**Collected data entries:**
---------------

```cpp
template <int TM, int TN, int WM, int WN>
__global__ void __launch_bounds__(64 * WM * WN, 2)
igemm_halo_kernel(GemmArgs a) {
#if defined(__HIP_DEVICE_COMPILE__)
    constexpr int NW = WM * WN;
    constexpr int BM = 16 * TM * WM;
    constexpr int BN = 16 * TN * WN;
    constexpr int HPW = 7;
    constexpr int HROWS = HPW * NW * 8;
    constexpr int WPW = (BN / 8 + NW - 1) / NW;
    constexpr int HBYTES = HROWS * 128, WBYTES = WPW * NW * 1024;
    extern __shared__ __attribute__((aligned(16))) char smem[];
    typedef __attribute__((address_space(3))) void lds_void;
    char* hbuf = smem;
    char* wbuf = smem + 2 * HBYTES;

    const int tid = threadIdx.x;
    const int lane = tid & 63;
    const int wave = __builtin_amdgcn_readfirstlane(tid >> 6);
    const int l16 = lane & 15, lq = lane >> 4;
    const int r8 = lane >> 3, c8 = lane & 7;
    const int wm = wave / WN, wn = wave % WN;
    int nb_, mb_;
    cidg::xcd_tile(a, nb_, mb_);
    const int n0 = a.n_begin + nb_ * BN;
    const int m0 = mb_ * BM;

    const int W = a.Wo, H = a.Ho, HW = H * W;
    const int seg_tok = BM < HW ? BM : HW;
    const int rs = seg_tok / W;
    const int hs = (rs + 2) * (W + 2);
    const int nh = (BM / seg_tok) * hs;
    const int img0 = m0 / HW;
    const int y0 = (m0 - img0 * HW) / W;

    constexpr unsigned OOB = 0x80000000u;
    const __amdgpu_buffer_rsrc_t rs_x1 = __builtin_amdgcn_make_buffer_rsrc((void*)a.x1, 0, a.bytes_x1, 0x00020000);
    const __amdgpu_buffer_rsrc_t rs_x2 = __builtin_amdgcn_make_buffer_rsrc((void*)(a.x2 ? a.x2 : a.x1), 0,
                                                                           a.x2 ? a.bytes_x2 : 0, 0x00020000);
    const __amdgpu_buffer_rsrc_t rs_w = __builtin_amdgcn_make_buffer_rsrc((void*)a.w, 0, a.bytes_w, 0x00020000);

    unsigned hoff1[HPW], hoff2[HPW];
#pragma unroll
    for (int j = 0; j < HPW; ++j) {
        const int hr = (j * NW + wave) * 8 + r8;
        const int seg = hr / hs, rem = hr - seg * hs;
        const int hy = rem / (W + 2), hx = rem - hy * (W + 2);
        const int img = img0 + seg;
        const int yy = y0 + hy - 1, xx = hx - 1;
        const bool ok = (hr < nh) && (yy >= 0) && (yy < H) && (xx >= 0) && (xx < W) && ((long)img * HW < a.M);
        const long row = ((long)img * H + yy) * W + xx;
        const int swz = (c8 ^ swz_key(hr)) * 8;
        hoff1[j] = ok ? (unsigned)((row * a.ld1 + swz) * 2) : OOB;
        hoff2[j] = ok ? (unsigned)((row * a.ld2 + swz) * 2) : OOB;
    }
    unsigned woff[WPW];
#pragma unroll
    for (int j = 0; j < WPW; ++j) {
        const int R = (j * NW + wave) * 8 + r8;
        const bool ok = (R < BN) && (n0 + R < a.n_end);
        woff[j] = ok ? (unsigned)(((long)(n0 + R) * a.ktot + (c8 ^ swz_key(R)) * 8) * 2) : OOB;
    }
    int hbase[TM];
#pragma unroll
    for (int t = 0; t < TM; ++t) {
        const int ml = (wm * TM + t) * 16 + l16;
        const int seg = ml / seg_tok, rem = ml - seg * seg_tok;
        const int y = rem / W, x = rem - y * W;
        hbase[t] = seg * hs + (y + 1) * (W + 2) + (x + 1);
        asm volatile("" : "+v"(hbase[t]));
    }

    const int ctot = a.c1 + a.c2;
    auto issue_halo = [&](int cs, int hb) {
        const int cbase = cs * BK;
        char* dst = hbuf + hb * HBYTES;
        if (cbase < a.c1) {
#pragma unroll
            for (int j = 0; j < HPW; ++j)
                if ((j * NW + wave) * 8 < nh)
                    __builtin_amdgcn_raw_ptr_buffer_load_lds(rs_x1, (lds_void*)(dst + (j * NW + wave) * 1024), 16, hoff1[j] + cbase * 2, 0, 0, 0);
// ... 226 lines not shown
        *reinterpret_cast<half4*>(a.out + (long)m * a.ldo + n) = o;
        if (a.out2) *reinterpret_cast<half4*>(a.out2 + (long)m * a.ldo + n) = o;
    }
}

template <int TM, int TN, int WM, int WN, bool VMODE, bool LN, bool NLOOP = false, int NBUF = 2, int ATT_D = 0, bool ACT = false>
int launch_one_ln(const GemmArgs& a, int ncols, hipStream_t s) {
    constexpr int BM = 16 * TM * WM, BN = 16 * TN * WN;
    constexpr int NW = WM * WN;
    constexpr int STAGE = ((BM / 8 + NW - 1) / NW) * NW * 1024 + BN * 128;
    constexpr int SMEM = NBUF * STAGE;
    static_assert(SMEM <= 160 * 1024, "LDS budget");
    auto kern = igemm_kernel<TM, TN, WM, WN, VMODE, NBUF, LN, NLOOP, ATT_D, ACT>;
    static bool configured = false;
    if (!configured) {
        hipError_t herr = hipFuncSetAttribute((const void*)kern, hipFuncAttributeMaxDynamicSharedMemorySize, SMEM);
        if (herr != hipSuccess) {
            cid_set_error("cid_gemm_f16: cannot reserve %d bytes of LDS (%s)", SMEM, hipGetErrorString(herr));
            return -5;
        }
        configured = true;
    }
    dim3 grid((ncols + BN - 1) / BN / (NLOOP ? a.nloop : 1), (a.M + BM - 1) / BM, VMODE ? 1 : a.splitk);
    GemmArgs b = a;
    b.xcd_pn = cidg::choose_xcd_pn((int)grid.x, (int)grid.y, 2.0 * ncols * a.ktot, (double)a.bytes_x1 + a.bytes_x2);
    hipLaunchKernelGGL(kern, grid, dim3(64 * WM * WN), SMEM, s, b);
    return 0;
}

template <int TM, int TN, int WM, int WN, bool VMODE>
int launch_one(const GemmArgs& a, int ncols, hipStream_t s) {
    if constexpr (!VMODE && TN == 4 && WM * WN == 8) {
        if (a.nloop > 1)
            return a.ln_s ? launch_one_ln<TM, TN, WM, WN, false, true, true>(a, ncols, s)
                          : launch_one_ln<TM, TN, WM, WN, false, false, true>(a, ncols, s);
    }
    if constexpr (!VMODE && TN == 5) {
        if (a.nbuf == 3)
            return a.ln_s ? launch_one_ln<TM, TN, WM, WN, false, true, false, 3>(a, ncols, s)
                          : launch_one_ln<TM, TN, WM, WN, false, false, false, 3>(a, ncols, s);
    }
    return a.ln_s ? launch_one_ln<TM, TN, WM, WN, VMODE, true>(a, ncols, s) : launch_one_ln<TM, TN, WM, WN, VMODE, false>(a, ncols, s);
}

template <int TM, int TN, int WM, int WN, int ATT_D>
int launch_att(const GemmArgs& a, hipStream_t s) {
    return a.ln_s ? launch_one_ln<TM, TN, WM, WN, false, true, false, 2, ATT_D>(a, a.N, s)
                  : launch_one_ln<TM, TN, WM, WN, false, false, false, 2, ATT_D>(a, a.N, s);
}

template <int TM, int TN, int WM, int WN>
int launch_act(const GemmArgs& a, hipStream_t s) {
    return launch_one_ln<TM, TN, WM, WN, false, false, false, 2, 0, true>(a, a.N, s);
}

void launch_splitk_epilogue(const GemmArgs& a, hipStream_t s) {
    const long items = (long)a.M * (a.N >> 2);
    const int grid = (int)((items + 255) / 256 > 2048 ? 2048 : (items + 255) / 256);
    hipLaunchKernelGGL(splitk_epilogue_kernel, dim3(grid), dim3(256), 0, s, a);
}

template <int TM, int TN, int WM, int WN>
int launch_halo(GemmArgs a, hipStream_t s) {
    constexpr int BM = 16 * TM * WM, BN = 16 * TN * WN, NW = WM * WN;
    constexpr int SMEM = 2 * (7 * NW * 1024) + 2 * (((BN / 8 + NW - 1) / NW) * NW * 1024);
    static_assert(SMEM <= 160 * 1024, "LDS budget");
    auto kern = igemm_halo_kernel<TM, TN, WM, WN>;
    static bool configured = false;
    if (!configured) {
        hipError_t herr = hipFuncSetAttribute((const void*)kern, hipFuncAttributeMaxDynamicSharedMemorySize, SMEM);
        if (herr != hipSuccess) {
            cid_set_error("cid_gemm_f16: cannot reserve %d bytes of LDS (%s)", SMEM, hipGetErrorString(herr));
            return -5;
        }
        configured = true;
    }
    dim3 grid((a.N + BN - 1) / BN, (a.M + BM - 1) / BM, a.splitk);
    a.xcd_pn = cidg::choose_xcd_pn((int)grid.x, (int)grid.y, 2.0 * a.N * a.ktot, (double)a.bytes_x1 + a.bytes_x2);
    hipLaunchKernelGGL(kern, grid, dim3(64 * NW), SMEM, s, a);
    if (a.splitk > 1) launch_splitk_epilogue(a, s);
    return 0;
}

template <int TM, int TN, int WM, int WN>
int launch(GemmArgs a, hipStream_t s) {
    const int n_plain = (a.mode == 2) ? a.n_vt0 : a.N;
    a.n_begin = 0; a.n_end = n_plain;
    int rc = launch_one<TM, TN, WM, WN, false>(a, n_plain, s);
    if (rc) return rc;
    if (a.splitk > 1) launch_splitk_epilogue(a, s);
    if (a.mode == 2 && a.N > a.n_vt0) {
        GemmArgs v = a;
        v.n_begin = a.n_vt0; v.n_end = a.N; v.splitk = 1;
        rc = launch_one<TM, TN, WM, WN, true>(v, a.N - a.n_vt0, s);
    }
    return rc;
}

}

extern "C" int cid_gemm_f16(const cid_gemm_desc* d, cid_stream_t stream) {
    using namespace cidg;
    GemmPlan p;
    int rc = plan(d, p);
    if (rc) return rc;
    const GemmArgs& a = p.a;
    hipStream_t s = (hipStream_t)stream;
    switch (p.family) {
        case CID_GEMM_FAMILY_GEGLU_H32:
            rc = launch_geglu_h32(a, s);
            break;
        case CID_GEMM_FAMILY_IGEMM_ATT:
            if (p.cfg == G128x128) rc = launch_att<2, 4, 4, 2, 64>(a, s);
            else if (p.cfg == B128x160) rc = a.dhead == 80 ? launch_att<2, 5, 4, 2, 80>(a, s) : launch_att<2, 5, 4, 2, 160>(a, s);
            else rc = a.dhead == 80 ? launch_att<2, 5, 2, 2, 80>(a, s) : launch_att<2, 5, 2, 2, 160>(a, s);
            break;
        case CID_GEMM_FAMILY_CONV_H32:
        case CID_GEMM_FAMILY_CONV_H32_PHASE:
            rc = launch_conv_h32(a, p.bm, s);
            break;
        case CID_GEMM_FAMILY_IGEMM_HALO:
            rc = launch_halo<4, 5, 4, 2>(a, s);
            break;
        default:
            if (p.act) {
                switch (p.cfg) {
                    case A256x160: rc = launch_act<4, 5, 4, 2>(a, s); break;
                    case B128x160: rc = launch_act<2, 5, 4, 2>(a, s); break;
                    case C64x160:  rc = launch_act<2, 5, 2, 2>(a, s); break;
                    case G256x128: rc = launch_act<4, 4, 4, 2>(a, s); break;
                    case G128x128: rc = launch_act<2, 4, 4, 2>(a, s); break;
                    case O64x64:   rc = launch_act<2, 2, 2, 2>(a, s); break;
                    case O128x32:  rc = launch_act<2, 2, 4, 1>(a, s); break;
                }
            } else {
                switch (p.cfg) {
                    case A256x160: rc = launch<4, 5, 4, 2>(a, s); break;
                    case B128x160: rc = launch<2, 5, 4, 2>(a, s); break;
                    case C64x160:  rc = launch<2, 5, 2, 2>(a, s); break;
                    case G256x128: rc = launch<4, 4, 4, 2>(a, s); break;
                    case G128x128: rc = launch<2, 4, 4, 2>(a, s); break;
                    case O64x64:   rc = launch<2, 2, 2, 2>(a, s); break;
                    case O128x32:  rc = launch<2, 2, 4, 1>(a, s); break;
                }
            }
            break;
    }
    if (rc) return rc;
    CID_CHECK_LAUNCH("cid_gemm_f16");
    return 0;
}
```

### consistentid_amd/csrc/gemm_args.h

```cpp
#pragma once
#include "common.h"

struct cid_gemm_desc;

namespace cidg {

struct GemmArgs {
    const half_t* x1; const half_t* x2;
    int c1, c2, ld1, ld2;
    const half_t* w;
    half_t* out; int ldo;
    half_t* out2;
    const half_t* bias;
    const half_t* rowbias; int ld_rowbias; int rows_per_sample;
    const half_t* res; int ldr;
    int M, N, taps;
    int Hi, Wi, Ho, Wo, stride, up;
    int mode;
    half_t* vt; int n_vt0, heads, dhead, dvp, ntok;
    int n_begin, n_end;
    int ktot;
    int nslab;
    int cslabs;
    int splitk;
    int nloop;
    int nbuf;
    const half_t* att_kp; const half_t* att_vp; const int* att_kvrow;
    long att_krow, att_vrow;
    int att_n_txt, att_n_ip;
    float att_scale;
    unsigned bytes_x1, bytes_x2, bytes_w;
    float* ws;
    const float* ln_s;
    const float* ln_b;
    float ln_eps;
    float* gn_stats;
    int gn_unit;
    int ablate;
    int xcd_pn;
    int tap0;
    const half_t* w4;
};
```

---------------

**WORK TASK:** How many lines in the entries above include the string "struct"? Answer with the number only.

**SOLUTION TO THIS TASK:** 2